On Wednesday, more than 200 advocacy groups, including the Student Borrower Protection Center sent Education Secretary Miguel Cardona a letter describing how PSLF has failed its promise to provide student-debt relief.

They claimed that PSLF was created by Congress in 2007 to ensure public servants were not "locked in a life of debt." But the reverse has occurred and many borrowers have been denied relief.

According to the letter, workers across the country faced systemic and widespread barriers to PSLF as they responded to an unprecedented public emergency, navigated deep economic recession, and struggled to recover from an unjust economic recovery. Public service workers have been left on the hook for unpaid debts throughout the pandemic. This has caused a psychological and financial shock that continues to this day.

Cardona was asked by the organizations to implement three reforms in order to correct the "systemic failure" that led the program.

All student debt should be eliminated for people who have served in public service for over ten years. Change the eligibility criteria to only consider the length of public service. Credit will be granted for each year. Automate student-debt relief.

Biden pledged to reform PSLF during his campaign. The Education Department is currently involved in the rulemaking process that the organizations reference. This process involves a long process of receiving public comments and debating the reforms in committees. Cardona was urged by the organizations in the letter by the organizations to implement the reform without the rulemaking process and use any authority that he may have under the law to do so.

Insider previously reported that the program is flawed and is affecting public servants who are eligible. On Tuesday, the Student Borrower Protection Center published data that showed over 4,500 teachers were denied loan forgiveness in PSLF due to minor paperwork errors, such as failing to sign the date next their signature. Others were denied because their school was not a public-service employer.

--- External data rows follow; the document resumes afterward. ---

-        if constexpr (FS) {
+    int pe = 0, pk = 0;
+    auto prefetch_next = [&](int jb) {
+        if ((int)blockIdx.x + pe * G < N) prefetch(pe, pk, jb);
+        cp_async_commit();
+        if (++pk == K) { pk = 0; ++pe; }
+    };
+#pragma unroll
+    for (int j = 0; j < DIST; ++j) prefetch_next(j);
+    cp_async_wait<DIST - 1>();
+    __syncthreads();
+    int jb = 0;
+    for (int ie = 0, e = blockIdx.x; e < N; e += G, ++ie) {
+        const int4 lh = s_loc[ie & (LOC_RING - 1)];
+        uint32_t fov_mask;
+        const uint32_t rows = fovea_rows(lh.x, lh.y, fov_mask);
+        for (int k = 0; k < K; ++k, ++jb) {
+            prefetch_next(jb + DIST);
+            if (k == 0 && (ie & 31) == 0 && tid < 32) loc_batch(ie + 32);
+            const int b = jb % NBUF;
+            mbar_wait(&full[b], (jb / NBUF) & 1);
+            uint32_t *tile = tiles + (jb & 1) * PLANE_W;
+            if (active) {
+                const float *sq = bufs + b * buf_words;
+                const uint32_t *sh = reinterpret_cast<const uint32_t *>(sq + PP) + (int)word0 - ((lh.x * Q) & ~3);
+                uint32_t *o = tile + word0;
+                uint64_t a0, a1, b0, b1, d0 = 0, d1 = 0;
+                t_row(sq, so_t0, a0, a1);
+                t_row(sq, so_mid + P, b0, b1);
+                int t_have = 0;
+#pragma unroll
+                for (int r = 0; r < R; ++r) {
+                    const int t = Gm::src(r) + 1;
+                    if (t != t_have) {
+                        a0 = b0; a1 = b1;
+                        t_row(sq, t + 1 == Gm::SPAN - 1 ? so_t6 : so_mid + (t + 1) * P, b0, b1);
+                        t_have = t;
+                    }
+                    if (r == 0 || Gm::src(r) != Gm::src(r - 1)) { d0 = fsub2(a0, b0); d1 = fsub2(a1, b1); }
+                    const uint64_t w2 = pack2(ew.hw[r], ew.hw[r]);
+                    uint32_t u0, u1, u2, u3;
+                    unpack2(ffma2(w2, d0, b0), u0, u1);
+                    unpack2(ffma2(w2, d1, b1), u2, u3);
+                    uint32_t word = __byte_perm(__byte_perm(u0, u1, 0x0051), __byte_perm(u2, u3, 0x0051), 0x5410);
+                    if (rows & (1u << r))
+                        word = (word & ~fov_mask) | (sh[r * Q] & fov_mask);
+                    o[r * Q] = word;
+                }
+            }
+            fence_async_smem();
+            if (tid == 0) bulk_wait_read<0>();
             cp_async_wait<DIST - 1>();
             __syncthreads();
-        }
-    }
-    int it = 0;
-    for (int e = blockIdx.x; e < N; e += G, ++it) {
-        if (e + DIST * G < N) prefetch(e + DIST * G, it + DIST);
-        cp_async_commit();
-        if ((it & 31) == 0 && tid < 32) loc_batch(it + 32);
-        const int b = it % NBUF;
-        if constexpr (!FS) cp_async_wait<DIST>();
-        mbar_wait(&full[b], (it / NBUF) & 1);
-        uint32_t *tile = tiles + (it & 1) * (K * PLANE_W);
-        if (active) {
-            const int4 lh = s_loc[it & (LOC_RING - 1)];
-            uint32_t fov_mask;
-            const uint32_t rows = fovea_rows(lh.x, lh.y, fov_mask);
-            int slot = lh.z + 1 + k;
-            slot -= slot >= K ? K : 0;
-            const float *sq = bufs + b * buf_words + slot * PP;
-            const uint32_t *sh = reinterpret_cast<const uint32_t *>(bufs + b * buf_words + K * PP) +
-                                 (FS ? k * rowbuf + (int)word0 - ((lh.x * Q) & ~3) : fovea_pos(lh.x, lh.y));
-            constexpr int SHP = FS ? Q : 0;
-            uint32_t *o = tile + k * PLANE_W + word0;
-            uint64_t a0, a1, b0, b1, d0 = 0, d1 = 0;
-            t_row(sq, so_t0, a0, a1);
-            t_row(sq, so_mid + P, b0, b1);
-            int t_have = 0;
-#pragma unroll
-            for (int r = 0; r < R; ++r) {
-                const int t = Gm::src(r) + 1;
-                if (t != t_have) {
-                    a0 = b0; a1 = b1;
-                    t_row(sq, t + 1 == Gm::SPAN - 1 ? so_t6 : so_mid + (t + 1) * P, b0, b1);
-                    t_have = t;
-                }
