int ba_build_blocks(const vgg_ba_problem* p, double* cost, double* camrec, double* g_p, double* H_pp, double* W,
                    double* shared_out, int tracks_per_warp, const int* fg_tracks, cudaStream_t stream,
                    bool outputs_zeroed = false);
int launch_jacobi_scale_points(int N, const double* H_pp, double* sc_p, int enable, cudaStream_t st);
int launch_jacobi_scale_cams(int D, const double* hdiag, double* sc_c, int enable, cudaStream_t st);
int launch_point_prep(int N, const double* H_pp, const double* g_p, const double* sc_p, const uint8_t* point_const,
                      double radius, double min_diag, double max_diag, double* M, double* q, double* dpp,
                      double* scal, cudaStream_t st);
int launch_assemble_hc(int S, int dc, int ns, int KR, int Dpad, const double* camrec, const double* shared_in,
                       double* Sraw, double* rhs, double* hdiag, double* gvec, ptrdiff_t mc_off, cudaStream_t st);
int launch_z_transpose(int D, int N, int Dpad, const double* W, const double* M, const double* q, double* Zt,
                       double* rhs, ptrdiff_t mc_off, const int* rb_range, cudaStream_t st);
int launch_syrk(int Kpad, int Dpad, const double* Zt, double* Cmat, ptrdiff_t mc_off, const std::vector<int>& kb_ranges,
                const FabricDev& fd, cudaStream_t st);
int launch_scale_damp(int D, int Dpad, double* A, const double* rhs, const double* hdiag, const double* sc,
                      const uint8_t* pconst, double radius, double min_diag, double max_diag, double* bvec,
                      cudaStream_t st);
int launch_cam_step(int D, const double* dcs, size_t dcs_stride, const double* sc, const double* hdiag, const double* gvec,
                    const uint8_t* pconst, double radius, double min_diag, double max_diag, double* d_c, double* scal,
                    cudaStream_t st);
int launch_backsub(int D, int N, const double* W, const double* d_c, double* wacc, const int* kb_rows, int arrow_row,
                   cudaStream_t st);
int launch_point_step(int N, const double* M, const double* g_p, const double* wacc, const double* sc_p,
                      const double* dpp, const double* X, double radius, double* Xc, double* scal, cudaStream_t st);
int launch_cam_update(int S, int dc, int ns, int model, const double* d_c, const double* poses, const double* intr,
                      double* poses_c, double* intr_c, cudaStream_t st);
int launch_extract_gvec(int S, int dc, int ns, int KR, const double* camrec, const double* shared_in, double* gvec,
                        cudaStream_t st);
int launch_gradmax(int D, int N, const double* gvec, const uint8_t* pconst, const double* g_p,
                   const uint8_t* point_const, double* scal, cudaStream_t st);

int launch_trsv_upper(int n, int lda, const double* A, const double* y, size_t y_stride, double* x, long long* stamps,
                      cudaStream_t st);
size_t chol_workspace_doubles(int n);
int chol_lower_inplace(int n, int lda, double* A, double* Ldiag, int* info, const std::vector<int>& end_blk,
                       int arrow_blk, cudaStream_t st);
int launch_fabric_barrier(const FabricDev& fd, size_t flags_off, unsigned long long epoch, int* err, cudaStream_t st);
int launch_fabric_gather(const FabricDev& fd, int nrows, int nmat, int ncols_vec, int lda, cudaStream_t st);
int launch_fabric_allreduce(const FabricDev& fd, size_t flags_off, size_t mail_off, int mail_len, int parity,
                            unsigned long long epoch, double* vec, int count, int max_slot, int* err, cudaStream_t st);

Insider reported this month that the program may see minor improvements if it continues on its current course, but will still approve only 20% of borrowers to forgive them by 2026.

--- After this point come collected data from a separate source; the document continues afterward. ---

# balaji1312/cassnat_asr_public

Measured on AMD Instinct MI355X. Metric: utterances_per_sec, higher is better.
Workload: dtype bf16; 1 GPU; BASELINE configs[1]: CASS-NAT 12L-enc / 1+3+2 dec blocks, d_model 256, 4 heads, d_ff 2048, V 5000, greedy NAST; 32 utterances x 1000 frames x 80 fbank per GPU per step; batch_per_gpu=32, frames=1000, feat_dim=80, global_batch=32, parallelism=utterance-sharded x1, decode_pipelines_per_gpu=2, batches_per_engine_pass=10, utterances_per_engine_pass=320, row_predictions=208, row_predictions_missed=0

## Files before the change

cassnat_asr_public_amd/csrc/conv2.hip:

```cpp
#include <algorithm>
#include <cmath>
#include <cstdlib>
#include <cstring>

#include "kernels.h"

struct Conv2Params {
    const unsigned char* A;
    const unsigned char* W;
    const unsigned char* A_lo;
    const unsigned char* W_lo;
    const int* q8;
    const unsigned char* A8l;
    const unsigned char* A8q;
    const unsigned char* W8q;
    const unsigned char* W8l;
    float out8_scale;
    const float* bias;
    bf16* out;
    int M, T1, F1, T2, F2, ntiles;
    long long lda_bytes;
    int ksteps;
    float* out_f32;
    const float* pe;
    int pe_period;
    float scale;
};

constexpr int C2_BM = 256, C2_N = 256, C2_C = 256, C2_ROWB = 128;
constexpr int C2_SLAB = C2_BM * C2_ROWB;
constexpr int C2_WBASE = 3 * C2_SLAB;
constexpr int C2_OSTRIDE = 528;
constexpr int C2_LDS = 5 * C2_SLAB;
static_assert(C2_BM * C2_OSTRIDE <= C2_LDS && C2_BM == C2_N, "epilogue image fits; A and W slabs are the same size");
static_assert(C2_LDS <= 160 * 1024, "LDS budget");
constexpr int C2_KSTEPS = 9 * (C2_C / 64);
constexpr int C2_LIN8_KSTEPS = 40;

#define C2_STR2(x) #x
#define C2_STR(x) C2_STR2(x)
#define C2_MF CN_MFMA16_ASM
#define C2_DMA(src, dst)                                                                              \
    __builtin_amdgcn_global_load_lds((const __attribute__((address_space(1))) void*)(src),          \
                                     (__attribute__((address_space(3))) void*)(dst), 16, 0, 0)
#ifdef C2_EXP_NO_READ
#define C2_RDA(i) ""
#define C2_RDW(i) ""
#else
#define C2_RDA(i) "ds_read_b128 %[na" #i "], %[an] offset:" C2_STR(i * 4096) "\n\t"
// ... 43 lines not shown
#define C2_BLOCK8(PRE, A0c, W0c, A1c, W1c, A0n, W0n, A1n, W1n, DMA, vo)                                        \
    asm volatile(PRE "s_waitcnt lgkmcnt(0)\n\t"                                                                \
                 C2_M8(0, 0) C2_RDA8(0) C2_M8(0, 1) C2_RDA8(1) C2_M8(0, 2) C2_RDA8(2) C2_M8(0, 3) C2_RDA8(3)   \
                 C2_M8(1, 0) C2_RDW8(0) C2_M8(1, 1) C2_RDW8(1) C2_M8(1, 2) C2_RDW8(2) C2_M8(1, 3) C2_RDW8(3)   \
                 C2_M8(2, 0) DMA(0) C2_M8(2, 1) DMA(1) C2_M8(2, 2) DMA(2) C2_M8(2, 3) DMA(3)                   \
                 C2_M8(3, 0) DMA(4) C2_M8(3, 1) DMA(5) C2_M8(3, 2) DMA(6) C2_M8(3, 3) DMA(7)                   \
                 : [c00] "+a"(acc[0]), [c01] "+a"(acc[1]), [c02] "+a"(acc[2]), [c03] "+a"(acc[3]), [c10] "+a"(acc[4]), \
                   [c11] "+a"(acc[5]), [c12] "+a"(acc[6]), [c13] "+a"(acc[7]), [c20] "+a"(acc[8]), [c21] "+a"(acc[9]), \
                   [c22] "+a"(acc[10]), [c23] "+a"(acc[11]), [c30] "+a"(acc[12]), [c31] "+a"(acc[13]),          \
                   [c32] "+a"(acc[14]), [c33] "+a"(acc[15]), [na0] "=&v"(A0n[0]), [na1] "=&v"(A0n[1]),          \
                   [na2] "=&v"(A0n[2]), [na3] "=&v"(A0n[3]), [nb0] "=&v"(A1n[0]), [nb1] "=&v"(A1n[1]),          \
                   [nb2] "=&v"(A1n[2]), [nb3] "=&v"(A1n[3]), [nw0] "=&v"(W0n[0]), [nw1] "=&v"(W0n[1]),          \
                   [nw2] "=&v"(W0n[2]), [nw3] "=&v"(W0n[3]), [nv0] "=&v"(W1n[0]), [nv1] "=&v"(W1n[1]),          \
                   [nv2] "=&v"(W1n[2]), [nv3] "=&v"(W1n[3]), [tv] "+v"(tv_)                                    \
                 : [a0] "v"(C2_JOIN(A0c[0], A1c[0])), [a1] "v"(C2_JOIN(A0c[1], A1c[1])), [a2] "v"(C2_JOIN(A0c[2], A1c[2])), \
                   [a3] "v"(C2_JOIN(A0c[3], A1c[3])), [w0] "v"(C2_JOIN(W0c[0], W1c[0])), [w1] "v"(C2_JOIN(W0c[1], W1c[1])), \
                   [w2] "v"(C2_JOIN(W0c[2], W1c[2])), [w3] "v"(C2_JOIN(W0c[3], W1c[3])), [an0] "v"(an0_), [an1] "v"(an1_), \
                   [wn0] "v"(wn0_), [wn1] "v"(wn1_), [vo0] "v"(vo[0]), [vo1] "v"(vo[1]), [vo2] "v"(vo[2]), [vo3] "v"(vo[3]), \
                   [vo4] "v"(vo[4]), [vo5] "v"(vo[5]), [vo6] "v"(vo[6]), [vo7] "v"(vo[7]), [st] "s"(st_), [sb] "s"(sb_), \
                   [qa] "v"(qa_), [qb] "v"(qb_), [wstep] "s"(wstep_)                                           \
                 : "memory", "scc")
typedef int c2_v4i __attribute__((ext_vector_type(4)));

template <bool LINEAR, bool X3 = false, bool F8 = false, bool MIX = false>
__global__ __launch_bounds__(256) void conv2_kernel(Conv2Params p) {
    static_assert(!(LINEAR && X3) && !(F8 && X3), "the split form exists for the convolution only; e4m3: convolution and linear_out");
    static_assert(!MIX || (!LINEAR && !X3 && !F8), "MIX is a form of the convolution of its own");
    constexpr int ES = F8 ? 1 : 2;
    extern __shared__ __attribute__((aligned(16))) unsigned char smem[];
    const int tid = threadIdx.x, lane = tid & 63;
    const int wave = __builtin_amdgcn_readfirstlane(tid >> 6);
    const int wm = wave >> 1, wnn = wave & 1;
    const int half = lane >> 5, l31 = lane & 31;
    const int nwg = gridDim.x, xcd = blockIdx.x & 7, q = nwg >> 3, rm = nwg & 7;
    const int tile = (xcd < rm ? xcd * (q + 1) : rm * (q + 1) + (xcd - rm) * q) + (blockIdx.x >> 3);
    const int m0 = tile * C2_BM;

    const int r8 = lane >> 3, cp = lane & 7;
    const unsigned sw = (unsigned)((cp ^ ((4 * wave + (r8 >> 1)) & 7)) << 4);
    const int F1p = p.F1 + 2;
    auto a_off = [&](int mm, int es) -> long long {
        if constexpr (LINEAR) return (long long)mm * p.lda_bytes;
        const int f2 = mm % p.F2, bt = mm / p.F2;
        const int t2 = bt % p.T2, b = bt / p.T2;
        return (((long long)b * (p.T1 + 2) + 2 * t2) * F1p + 2 * f2) * (C2_C * es);
    };
    long long tile_off = a_off(m0, ES);
    unsigned pa[8], pw[8];
#pragma unroll
    for (int i = 0; i < 8; ++i) {
        const int row = 8 * (wave + 4 * i) + r8;
        const int m = m0 + row;
        const int mc = m < p.M ? m : p.M - 1;
        pa[i] = (unsigned)(a_off(mc, ES) - tile_off) + sw;
        if constexpr (LINEAR)
            pw[i] = (unsigned)(row * (p.ksteps * 128)) + sw;
        else
            pw[i] = (unsigned)(row * (9 * C2_C * ES)) + sw;
// ... 332 lines not shown
            for (int g = 0; g < 4; ++g) bv[g] = *reinterpret_cast<const f32x4*>(p.bias + wnn * 128 + 32 * nt + 8 * g + 4 * half);
#pragma unroll
            for (int mt = 0; mt < 4; ++mt)
#pragma unroll
                for (int g = 0; g < 4; ++g) {
                    bf16x4 o;
#pragma unroll
                    for (int e = 0; e < 4; ++e) o[e] = (bf16)fmaxf(acc[4 * nt + mt][4 * g + e] + bv[g][e], 0.f);
                    *reinterpret_cast<bf16x4*>(orow + mt * 32 * C2_OSTRIDE + (32 * nt + 8 * g) * 2) = o;
                }
        }
    }
    __syncthreads();
#pragma unroll
    for (int it = 0; it < 32; ++it) {
        const int row = 8 * it + (tid >> 5), ch = tid & 31;
        const int m = m0 + row;
        if (m < p.M)
            *reinterpret_cast<uint4*>(reinterpret_cast<unsigned char*>(p.out) + (long long)m * 512 + ch * 16) =
                *reinterpret_cast<const uint4*>(smem + row * C2_OSTRIDE + ch * 16);
    }
}

bool conv2_dma_applies(int prec, int C, int N) { return prec == CN_PREC_BF16 && C == C2_C && N == C2_N && !cn_exp_env("CASSNAT_NO_CONV2_DMA"); }

static bool conv2_tile_span_too_large(int T1, int F1, int F2) {
    const long long span = ((256ll / (F2 > 0 ? F2 : 1) + 3) * 2 + 4) * (F1 + 2) * C2_C * 2;
    if (span >= (1ll << 32)) {
        cn_set_error("conv2: one 256-row tile spans more than 4 GiB of the image (feature dimension too wide for the LDS-DMA kernel)");
        return true;
    }
    (void)T1;
    return false;
}

int launch_conv2_dma(const void* in, const void* w, const float* bias, void* out, int B, int T1, int F1, int T2, int F2,
                     hipStream_t s) {
    static CnAttrOnce attr_once;
    int attr_dev;
    if (attr_once.need(&attr_dev)) {
        CN_HIP_CHECK(hipFuncSetAttribute((const void*)conv2_kernel<false>, hipFuncAttributeMaxDynamicSharedMemorySize, C2_LDS));
        attr_once.mark(attr_dev);
    }
    Conv2Params p;
    p.A = (const unsigned char*)in;
    p.W = (const unsigned char*)w;
// ... 123 lines not shown
    p.A8l = p.A + 2 * cells;
    p.A8q = p.A + 3 * cells;
    p.W = (const unsigned char*)w_hi;
    p.W8q = (const unsigned char*)w8q;
    p.W8l = (const unsigned char*)w8l;
    p.q8 = q8_dev;
    p.bias = bias;
    p.out = (bf16*)out;
    p.M = B * T2 * F2;
    p.T1 = T1;
    p.F1 = F1;
    p.T2 = T2;
    p.F2 = F2;
    p.ntiles = cn_ceil_div(p.M, C2_BM);
    if (p.M <= 0) return 0;
    hipLaunchKernelGGL((conv2_kernel<false, false, false, true>), dim3(p.ntiles), dim3(256), C2_LDS, s, p);
    CN_HIP_CHECK(hipGetLastError());
    return 0;
}

bool linear256_dma_applies(int prec, int N, int K) { return prec == CN_PREC_BF16 && N == C2_N && K % 64 == 0 && K >= 128 && !cn_exp_env("CASSNAT_NO_LINEAR_DMA"); }

int launch_linear256_dma(const void* A, int lda, const void* W, const float* bias, float* out, int M, int K, float scale,
                         const float* pe, int pe_period, hipStream_t s) {
    static CnAttrOnce attr_once;
    int attr_dev;
    if (attr_once.need(&attr_dev)) {
        CN_HIP_CHECK(hipFuncSetAttribute((const void*)conv2_kernel<true>, hipFuncAttributeMaxDynamicSharedMemorySize, C2_LDS));
        attr_once.mark(attr_dev);
    }
    if (M <= 0) return 0;
    if (256ll * lda * 2 >= (1ll << 32)) {
        cn_set_error("linear256: a 256-row tile of A exceeds the 32-bit lane offsets of the LDS-DMA kernel");
        return -1;
    }
    Conv2Params p = {};
    p.A = (const unsigned char*)A;
    p.W = (const unsigned char*)W;
    p.bias = bias;
    p.M = M;
    p.T1 = p.F1 = p.T2 = p.F2 = 1;
    p.ntiles = cn_ceil_div(M, C2_BM);
    p.lda_bytes = (long long)lda * 2;
    p.ksteps = K / 64;
    p.out_f32 = out;
    p.pe = pe;
    p.pe_period = pe_period > 0 ? pe_period : 1;
    p.scale = scale;
    hipLaunchKernelGGL(conv2_kernel<true>, dim3(p.ntiles), dim3(256), C2_LDS, s, p);
    CN_HIP_CHECK(hipGetLastError());
    return 0;
}

template <typename F>
static void c2_each_weight(const float* w, int C, long long s_co, long long s_tap, long long s_ci, F f) {
    size_t e = 0;
    for (int co = 0; co < C; ++co)
        for (int tap = 0; tap < 9; ++tap)
            for (int ci = 0; ci < C; ++ci) f(e++, w[co * s_co + tap * s_tap + ci * s_ci]);
}
static int c2_e4m3_exp(const float* w, int C, long long s_co, long long s_tap, long long s_ci) {
    float mx = 0.f;
    c2_each_weight(w, C, s_co, s_tap, s_ci, [&](size_t, float v) { mx = std::max(mx, std::fabs(v)); });
    return cn_e4m3_exp(mx);
}

int pack_conv2_f8(const float* w, int C, long long s_co, long long s_tap, long long s_ci, unsigned char* out) {
    const int lg = c2_e4m3_exp(w, C, s_co, s_tap, s_ci);
    const float scale = std::ldexp(1.f, lg);
    c2_each_weight(w, C, s_co, s_tap, s_ci, [&](size_t e, float v) { out[e] = cn_f32_to_e4m3_host(v * scale); });
    return lg;
// ... 16 lines not shown
```

cassnat_asr_public_amd/csrc/gemm.hip:

```cpp
#include "kernels.h"

struct GemmParams {
    const unsigned char* A;
    const unsigned char* W;
    const float* bias;
    void* C;
    const float* resid;
    const float* pe;
    long long lda_bytes;
    int ldc, ldr;
    int M, N, K;
    int epi;
    int pe_period;
    float scale, resid_scale;
    const float* w_inv_scale;
    float acc_scale, c_scale;
    int ntn;
    int cT1, cF1, cC, cT2, cF2;
};

template <typename T, typename TC, int BM, int BN, bool CONV, bool FULLK = false>
__global__ __launch_bounds__(256) void gemm_kernel(GemmParams p) {
    constexpr int ROWB = 128;
    constexpr int BK = ROWB / (int)sizeof(T);
// ... 280 lines not shown

static int dispatch_gemm_fp8(const GemmArgs& a, hipStream_t s) {
    if (a.M <= 0 || a.N <= 0) return 0;
    if (a.conv || a.K <= 0 || a.K % 128 != 0 || a.lda % 16 != 0) {
        cn_set_error("gemm(fp8): K must be a positive multiple of 128 and rows 16-byte aligned; no convolution form");
        return -1;
    }
    const bool use_big = (long long)cn_ceil_div(a.M, 128) * cn_ceil_div(a.N, 128) >= 512;
    if (a.c_f32) return use_big ? run_gemm<fp8_t, float, 128, 128, false>(a, s) : run_gemm<fp8_t, float, 64, 64, false>(a, s);
    if (a.c_fp8) return use_big ? run_gemm<fp8_t, fp8_t, 128, 128, false>(a, s) : run_gemm<fp8_t, fp8_t, 64, 64, false>(a, s);
    return use_big ? run_gemm<fp8_t, bf16, 128, 128, false>(a, s) : run_gemm<fp8_t, bf16, 64, 64, false>(a, s);
}

int launch_gemm(int prec, const GemmArgs& a, hipStream_t s) {
    if (a.ab_fp8) return dispatch_gemm_fp8(a, s);
    if (a.conv && a.conv_halo) {
        if (!(a.epi == CN_EPI_RELU && a.ldc == a.N && conv2_dma_applies(prec, a.cC, a.N))) {
            cn_set_error("gemm: a haloed conv input is only understood by the bf16 256-channel conv2 kernel");
            return -1;
        }
        return launch_conv2_dma(a.A, a.W, a.bias, a.C, a.cB, a.cT1, a.cF1, a.cT2, a.cF2, s);
    }
    if (!a.conv && a.epi == CN_EPI_EMBED && a.c_f32 && a.ldc == a.N && a.K >= 1024 && linear256_dma_applies(prec, a.N, a.K))
        return launch_linear256_dma(a.A, a.lda, a.W, a.bias, (float*)a.C, a.M, a.K, a.scale, a.pe, a.pe_period, s);
    if (prec == CN_PREC_X3) {
        if (a.lda % 32 != 0 || (!a.c_f32 && a.ldc % 32 != 0)) {
            cn_set_error("gemm: split-bf16 operands need row strides that are multiples of 32 elements");
            return -1;
        }
        return dispatch_gemm<split_t>(a, s);
    }
    return prec == CN_PREC_F32 ? dispatch_gemm<float>(a, s) : dispatch_gemm<bf16>(a, s);
}
```

cassnat_asr_public_amd/csrc/kernels.h:

```cpp
#pragma once
#include "common.h"

enum { CN_PREC_F32 = 0, CN_PREC_BF16 = 1, CN_PREC_X3 = 3 };
static inline size_t cn_elem_size(int prec) { return prec == CN_PREC_BF16 ? 2 : 4; }

enum { CN_EPI_RELU = 1, CN_EPI_RESID = 2, CN_EPI_EMBED = 4, CN_EPI_SWISH = 8 };
struct GemmArgs {
    const void* A = nullptr;
    int lda = 0;
    const void* W = nullptr;
    const float* bias = nullptr;
    void* C = nullptr;
    int ldc = 0;
    int c_f32 = 0;
    int M = 0, N = 0, K = 0;
    int epi = 0;
    const float* resid = nullptr;
    float resid_scale = 1.0f;
    int ldr = 0;
    const float* pe = nullptr;
    int pe_period = 1;
    float scale = 1.f;
    int ab_fp8 = 0;
    float acc_scale = 1.f;
    const float* w_inv_scale = nullptr;
    int c_fp8 = 0;
    float c_scale = 1.f;
    int conv = 0;
    int conv_halo = 0;
    int cB = 0, cT1 = 0, cF1 = 0, cC = 0, cT2 = 0, cF2 = 0;
};
int launch_gemm(int prec, const GemmArgs& a, hipStream_t s);
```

Even those who were able to obtain relief through PSLF faced bureaucratic obstacles. Insider spoke with David O'Keefe who was a public servant and was able to get his $20,000 student loan balance wiped out using the program. However, he was incorrectly informed that he was not eligible. He had to do follow-up after following-up to make sure his paperwork was being processed correctly.

O'Keefe stated, "It was always the same thing over and over again." It was very frustrating.